Claimant Love now seeks to dissolve the restraining order so she may file her claim in the forum of her choosing under the single claimant exception to this court’s exclusive jurisdiction. Plaintiff opposes Claimant’s motion because she

does not have standing and because her stipulations are not sufficient to protect Osage’s rights under the Limitation Act. DISCUSSION “Congress passed the Limitation Act in 1851 to encourage ship-building and

to induce capitalists to invest money in this branch of industry. The Act also had the purpose of putting American shipping upon an equality with that of other maritime nations that had their own limitation acts.” Lewis v. Lewis & Clark

Marine, Inc., 531 U.S. 438, 446–47, 121 S. Ct. 993, 148 L. Ed. 2d 931 (2001). The act assures vessel owners “that the liability for any damage arising from a disaster at sea which is occasioned without the privity or knowledge of the shipowner shall in no case exceed the value of the vessel at fault together with her pending

freight…” Helena Marine Serv., Inc. v. Sioux City & New Orleans Barge Lines, Inc., 564 F.2d 15, 17–18 (8th Cir. 1977) (citing Lake Tankers Corp. v. Henn, 354 U.S. 147, 150, 77 S. Ct. 1269, 1 L. Ed. 2d 1246 (1957)). The Act also allows the

federal “court to enjoin further prosecution of any action or proceeding against the plaintiff or the plaintiff’s property with respect to any claim subject to the limitation in the action.” Fed. R. Civ. P. Supp. R. F(3).

When deciding whether to dissolve the injunction in a Limitations Proceeding to allow claimants to pursue claims outside of the proceeding, the court has broad equitable discretion. But generally courts recognize two exceptions to

the Limitations proceeding: (1) where there is a single claimant whose claims cannot exceed the value of the limitations fund, and (2) where there are multiple claimants, but aggregate total of the claims is below the value of the limitations fund. In the Matter of the Complaint of Brennan Marine, Inc., No. 13-CV-2743

(PJS/SER), 2014 WL 12647742, at *4 (D. Minn. July 1, 2014). In this case the Claimant is arguing that she falls within the single claimant exception. Standing

Before I discuss whether it is appropriate to dissolve the restraining order and allow Claimant Love to resolve her claim in the forum of her choosing, I must first address her standing. The Limitation Act did not establish procedures for implementing the proceedings required under the Act, so the Supreme Court

enacted rules to establish a procedure. In re Am. River Transp. Co., 728 F.3d 839 (8th Cir. 2013). These rules were amended and relabeled numerous times and were eventually adopted as Rule F of the Federal Rules of Civil Procedure. Id.

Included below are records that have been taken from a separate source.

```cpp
// ... 330 lines not shown
      emax = y > emax ? y : emax;
    }
    if (in) {
      pre[ql + 1] = X;
#pragma nounroll
      for (uint32_t e = X - lv; e < X; ++e) ep[e] = (uint8_t)ql;
    }
    if (lane_id() == 0u) {
      __hip_atomic_fetch_add(&gsh[0], fit, __ATOMIC_RELAXED, __HIP_MEMORY_SCOPE_WORKGROUP);
      __hip_atomic_fetch_max(&gsh[1], emax, __ATOMIC_RELAXED, __HIP_MEMORY_SCOPE_WORKGROUP);
    }
    if (t == 0u) pre[0] = 0;
  };
  const uint32_t s0i = 4u * (uint32_t)tid;
  const uint32_t* Bg = T.bt;
  const bool dma = !CUR && PSG_DDMA && nt == (uint32_t)kTS && ((uintptr_t)Dg & 15u) == 0u &&
                   ((uintptr_t)Bg & 15u) == 0u;
  auto issue_dma = [&]() {
#pragma unroll
    for (int j = 0; j < 2; ++j) {
      const uint32_t c = 2u * w + (uint32_t)j;
      dma16(Dg + 128u * c + 2u * (uint32_t)lane, (char*)dk + 1024u * c);
    }
    static_assert(kNB / 512 <= kNW, "one 1-KB unit of the bucket table per wave at most");
    if (Bg && w < (uint32_t)kNB / 512u)
      dma16((const char*)Bg + 1024u * w + 16u * (uint32_t)lane, (char*)bt32 + 1024u * w);
  };
  if (dma && w >= 2) issue_dma();
  if (np) {
    if constexpr (!CUR) tables_a(0);
  }
  if (dma && w < 2) issue_dma();
  if (!dma) {
    uint64_t d[4];
    if (s0i + 3u < nt && ((uintptr_t)Dg & 15u) == 0u) {
      const u64x2 x0 = *(const AS1 u64x2*)(Dg + s0i);
      const u64x2 x1 = *(const AS1 u64x2*)(Dg + s0i + 2);
      d[0] = x0.x; d[1] = x0.y; d[2] = x1.x; d[3] = x1.y;
    } else {
#pragma unroll
      for (int j = 0; j < 4; ++j) d[j] = s0i + j < nt ? G(Dg)[s0i + j] : ~0ull;
    }
    u32x2 btw = {0u, 0u};
    if (Bg) btw = __builtin_nontemporal_load((const AS1 u32x2*)Bg + tid);
#pragma unroll
    for (int j = 0; j < 4; ++j) dk[s0i + j] = d[j];
    if (Bg) *(u32x2*)&bt[tid * kBPT] = btw;
    __builtin_amdgcn_s_waitcnt(0x0f70);
  }
  uint32_t cx = 0, clv = 0;
  if constexpr (CUR) {
    if (np) clv = cur_a(0, true, &cx);
  }

  uint32_t ones = ~0u, one = 1u;
  if constexpr (CUR) asm volatile("" : "+v"(ones), "+v"(one));
  if (cont) {
    V a0[M][4];
#pragma unroll
    for (int mi = 0; mi < M; ++mi)
#pragma unroll
      for (int j = 0; j < 4; ++j)
// ... 4 lines not shown
#pragma unroll
      for (int j = 0; j < 4; ++j) acc[mi][s0i + j] = a0[mi][j];
  } else {
#pragma unroll
    for (int mi = 0; mi < M; ++mi)
#pragma unroll
      for (int j = 0; j < 4; ++j) acc[mi][s0i + j] = V(0);
  }
#pragma unroll
  for (int j = 0; j < 4; ++j) lastl[s0i + j] = (uint16_t)one;
  if (tid < 8) dk[kTS + tid] = (uint64_t)ones << 32 | ones;
  {
    uint32_t z = 0;
    asm volatile("" : "+v"(z));
    if (!Bg) *(u32x2*)&bt[tid * kBPT] = u32x2{z, z};
    if (Bg && tid == 0) bt[kNB] = (uint16_t)nt;
  }
  if (tid == 0) pcarry = (int)ones;
  if (dma)
    lds_barrier();
  else
    __syncthreads();
  if (np) {
    if constexpr (CUR) cur_b(0, clv, cx);
    else tables_b(0);
  }
  if (dma)
    lds_barrier();
  else
    __syncthreads();

// ... 92 lines not shown
        e[j] = tot;
        tot += c;
      }
      const uint32_t x = wave_scan_incl(tot);
      if (lane_id() == 63u) wsum[w] = x;
      __syncthreads();
      uint32_t off = x - tot;
#pragma unroll
      for (uint32_t v = 0; v < (uint32_t)kNW - 1u; ++v) off += v < w ? wsum[v] : 0u;
      const u32x2 o = {(e[0] + off) | (e[1] + off) << 16, (e[2] + off) | (e[3] + off) << 16};
      *(u32x2*)&bt[t * kBPT] = o;
      if (t == 0) bt[kNB] = (uint16_t)nt;
    }
    __syncthreads();
  };
  if (!Bg) build_bt(false);

  for (;;) {
    if (!U) {
      g0 += gp;
      if (g0 >= np) break;
#pragma unroll
      for (int j = 0; j < 4; ++j) lastl[s0i + j] = lastl[s0i + j] == gp + 1u ? 1 : 0;
      if constexpr (CUR) {
        uint32_t x;
        const uint32_t lv = cur_a(g0, false, &x);
        __syncthreads();
        cur_b(g0, lv, x);
      } else {
        tables_a(g0);
        __syncthreads();
// ... 167 lines not shown
                  if (j < lane && s == sl) lowest = false;
                }
                if (lowest) {
                  apply();
                  pend = false;
                }
              }
            }
          }
        }
        if (w == wl && lane == 63) pcarry = mylast;
      }
      __syncthreads();
    }
    if (done + kNW * Rw < U || g0 + gp < np) {
      if (Bg) {
        const uint32_t t = 64u * w + lane_id();
        *(u32x2*)&bt[t * kBPT] = __builtin_nontemporal_load((const AS1 u32x2*)Bg + t);
        __syncthreads();
      } else {
        build_bt(true);
      }
    }

    done += kNW * Rw;
    if (done < U) {
      load_pass();
      continue;
    }
    U = 0;
    if (w == 0 && lane_id() == 0u) pcarry = -1;
  }

// ... 96 lines not shown
```

### parameter_server_amd/kv_vector.py

```python
from __future__ import annotations

import ctypes as C
from dataclasses import dataclass, field
from typing import List, Optional, Sequence

import numpy as np

from . import _lib
from ._lib import PSG_F32, PSG_F64, PSG_PARALLEL_MATCH, PSG_SERIAL_MATCH

KEY_ALL = (0, (1 << 64) - 1)


def _np_dtype(dtype: int):
    return np.float32 if dtype == PSG_F32 else np.float64


def _ptr(a: np.ndarray) -> int:
    return a.ctypes.data


@dataclass
class Message:

# ... 165 lines not shown
            cj[j].push_n = C.cast(pn, C.POINTER(C.c_uint64))
            cj[j].out = C.cast(out, C.POINTER(C.c_void_p))
        h = C.c_void_p()
        flags = (flags & ~PSG_PARALLEL_MATCH) | (PSG_PARALLEL_MATCH if parallel_match
                                                 else PSG_SERIAL_MATCH)
        _lib.check(self._L.psg_plan_create(device, dtype, m, flags, cj, len(jobs),
                                           C.byref(h)))
        self._h = h
        self.npush_total = sum(len(J["push_keys"]) for J in jobs)
        b, kv = C.c_uint64(), C.c_uint64()
        _lib.check(self._L.psg_plan_bytes(h, C.byref(b), C.byref(kv)))
        self.bytes, self.kv_pairs = b.value, kv.value
        f = C.c_int()
        _lib.check(self._L.psg_plan_form(h, C.byref(f)))
        self.form = f.value

    def run(self, stream: Optional[int] = None) -> None:
        _lib.check(self._L.psg_plan_run(self._h, stream or None))

    def run_stage(self, stage: int, stream: Optional[int] = None) -> None:
        _lib.check(self._L.psg_plan_run_stage(self._h, stage, stream or None))

    def matched(self) -> np.ndarray:
        out = np.zeros(max(1, self.npush_total), np.uint64)
        _lib.check(self._L.psg_plan_matched(
            self._h, out.ctypes.data_as(C.POINTER(C.c_uint64))))
        return out[: self.npush_total]

    def close(self):
        if getattr(self, "_h", None):
# ... 103 lines not shown
```

Measured before the change: 182.6 billion kv-pairs/s.

## Compress bucket index to 4-bit counts decoded in-kernel with wave scan

```diff
diff --git a/include/psg.h b/include/psg.h
--- a/include/psg.h
+++ b/include/psg.h
@@ -115,6 +115,7 @@
 #define PSG_KERNEL_PACKED_CURSOR 5
 int psg_plan_form(psg_plan* plan, int* form);
 int psg_plan_bytes(psg_plan* plan, uint64_t* bytes, uint64_t* kv_pairs);
+int psg_plan_index_info(psg_plan* plan, uint64_t* index_bytes, uint64_t* marked_tiles);
 int psg_plan_destroy(psg_plan* plan);
 
 int psg_gather_dev(int dtype, const uint64_t* dkeys, uint64_t nd,
diff --git a/parameter_server_amd/_lib.py b/parameter_server_amd/_lib.py
--- a/parameter_server_amd/_lib.py
+++ b/parameter_server_amd/_lib.py
@@ -119,6 +119,7 @@
     "psg_plan_matched": (C.c_int, [_p, _pu64]),
     "psg_plan_bytes": (C.c_int, [_p, _pu64, _pu64]),
     "psg_plan_form": (C.c_int, [_p, C.POINTER(C.c_int)]),
+    "psg_plan_index_info": (C.c_int, [_p, _pu64, _pu64]),
     "psg_plan_destroy": (C.c_int, [_p]),
     "psg_gather_dev": (C.c_int, [C.c_int, _p, _u64, _p, _p, _u64, _p, _p, _p]),
     "psg_key_union_dev": (C.c_int, [_p, _u64, _p, _u64, _p, _pu64, _p]),
diff --git a/parameter_server_amd/csrc/psg_device.h b/parameter_server_amd/csrc/psg_device.h
--- a/parameter_server_amd/csrc/psg_device.h
+++ b/parameter_server_amd/csrc/psg_device.h
@@ -131,6 +131,78 @@
   return f >= 4294967295.0f ? 0xffffffffu : (uint32_t)f;
 }
 
+template <int kNB>
+struct BucketIndexWords {
+  static_assert(kNB == 1024 || kNB == 2048 || kNB == 4096, "8, 16 or 32 B per lane");
+  uint32_t x[kNB / 512];
+};
+
+template <int kNB>
+__device__ __forceinline__ BucketIndexWords<kNB> bucket_index_load(const uint32_t* ix, int lane) {
+  typedef uint32_t v2 __attribute__((ext_vector_type(2)));
+  typedef uint32_t v4 __attribute__((ext_vector_type(4)));
+  BucketIndexWords<kNB> r;
+  if constexpr (kNB == 1024) {
+    const v2 a = __builtin_nontemporal_load(
+        (const __attribute__((address_space(1))) v2*)ix + lane);
+    r.x[0] = a.x; r.x[1] = a.y;
+  } else {
+#pragma unroll
+    for (int i = 0; i < kNB / 2048; ++i) {
+      const v4 a = __builtin_nontemporal_load(
+          (const __attribute__((address_space(1))) v4*)ix + lane * (kNB / 2048) + i);
+      r.x[4 * i] = a.x; r.x[4 * i + 1] = a.y; r.x[4 * i + 2] = a.z; r.x[4 * i + 3] = a.w;
+    }
+  }
+  return r;
+}
+
+__device__ __forceinline__ uint32_t wave_scan_incl_dpp(uint32_t x) {
+  x += (uint32_t)__builtin_amdgcn_update_dpp(0, (int)x, 0x111, 0xf, 0xf, false);
+  x += (uint32_t)__builtin_amdgcn_update_dpp(0, (int)x, 0x112, 0xf, 0xf, false);
+  x += (uint32_t)__builtin_amdgcn_update_dpp(0, (int)x, 0x114, 0xf, 0xf, false);
+  x += (uint32_t)__builtin_amdgcn_update_dpp(0, (int)x, 0x118, 0xf, 0xf, false);
+  x += (uint32_t)__builtin_amdgcn_update_dpp(0, (int)x, 0x142, 0xa, 0xf, false);
+  x += (uint32_t)__builtin_amdgcn_update_dpp(0, (int)x, 0x143, 0xc, 0xf, false);
+  return x;
+}
+
+template <int kNB>
+__device__ __forceinline__ void bucket_index_decode(const BucketIndexWords<kNB>& ix,
+                                                    uint32_t* bt32, uint32_t nt, int lane) {
+  typedef uint32_t v4 __attribute__((ext_vector_type(4)));
+  constexpr int W = kNB / 512;
+  const bool marked = ((uint32_t)__builtin_amdgcn_readfirstlane((int)ix.x[0]) & 15u) == 15u;
+  uint32_t ev[W], od[W], before[W], tot = 0;
+#pragma unroll
+  for (int i = 0; i < W; ++i) {
+    const uint32_t lo = ix.x[i] & 0x0f0f0f0fu, hi = (ix.x[i] >> 4) & 0x0f0f0f0fu;
+    const uint32_t s = (lo + hi) * 0x01010101u;
+    ev[i] = s - lo - hi;
+    od[i] = s - hi;
+    before[i] = tot;
+    tot += s >> 24;
+  }
+  const uint32_t off = wave_scan_incl_dpp(tot) - tot;
+#pragma unroll
+  for (int i = 0; i < W; ++i) {
+    const uint32_t base = (off + before[i]) * 0x00010001u;
+    v4 o;
+    o.x = ((ev[i] & 0xffu) | (od[i] & 0xffu) << 16) + base;
+    o.y = ((ev[i] >> 8 & 0xffu) | (od[i] >> 8 & 0xffu) << 16) + base;
+    o.z = ((ev[i] >> 16 & 0xffu) | (od[i] >> 16 & 0xffu) << 16) + base;
+    o.w = ((ev[i] >> 24) | (od[i] >> 24) << 16) + base;
+    if (marked) o = v4{0u, 0u, 0u, 0u};
+    *(v4*)&bt32[4 * (lane * W + i)] = o;
+  }
+  if (lane == 0) bt32[kNB / 2] = nt | (marked ? 0x10000u : 0u);
+}
+
+template <int kNB>
+__device__ __forceinline__ bool bucket_index_marked(const uint32_t* bt32) {
+  return ((uint32_t)__builtin_amdgcn_readfirstlane((int)bt32[kNB / 2]) >> 16) != 0u;
+}
+
 template <typename V>
 __device__ __forceinline__ V fold_step(V acc, int lp, int p, V v,
                                        bool parallel, bool cont) {
diff --git a/parameter_server_amd/csrc/psg_internal.h b/parameter_server_amd/csrc/psg_internal.h
--- a/parameter_server_amd/csrc/psg_internal.h
+++ b/parameter_server_amd/csrc/psg_internal.h
@@ -91,7 +91,7 @@
                                  int form, hipStream_t stream);
 uint32_t bucket_index_words(uint32_t tile_slots);
 hipError_t launch_bucket_index(const TileDesc* d_tiles, uint32_t ntiles, uint32_t tile_slots,
-                               uint32_t* out,
+                               uint32_t* out, unsigned long long* nmarked,
                                hipStream_t stream);
 constexpr int kPackCursorPushes = 256;
 hipError_t launch_aggregate_tile_packed(int dtype, int m, const TileDesc* d_tiles,
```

Under Rule F(5), any claimant who wishes to contest a vessel owner’s right to exoneration or limitation of liability, must file a claim and answer, unless the claim has included the answer. The Eighth Circuit has held that Rule F(5) creates a

statutory standing requirement for challenging limitations actions. Id. Therefore, in order to challenge the injunction entered in this case, the Claimant must file both an answer and a claim.

Petitioner in this case argues that Plaintiff failed to file a claim under Rule F. Plaintiff states that Claimant Love “has not filed a Proof of Claim in accordance with Rule F(5), which requires that “[e]ach claim shall specify the facts upon which the claimant relies in support of the claim, the items, thereof, and the dates

on which they accrued.’” Pl.’s Resp. in Opp’n to Mtn to Dissolve, ECF No. [11] at 2 (citing Fed. R. Civ. P. Supp. F(5)). Plaintiff indicates that the notice of claim Claimant Love filed with her answer is lacking, but Plaintiff does not specify what

specific information is missing or what additional information would be needed for Claimant’s notice of claim to satisfy Rule F(5). Claimant on the other hand argues that her notice of claim satisfies Rule F(5) and Plaintiff is arguing for form over function.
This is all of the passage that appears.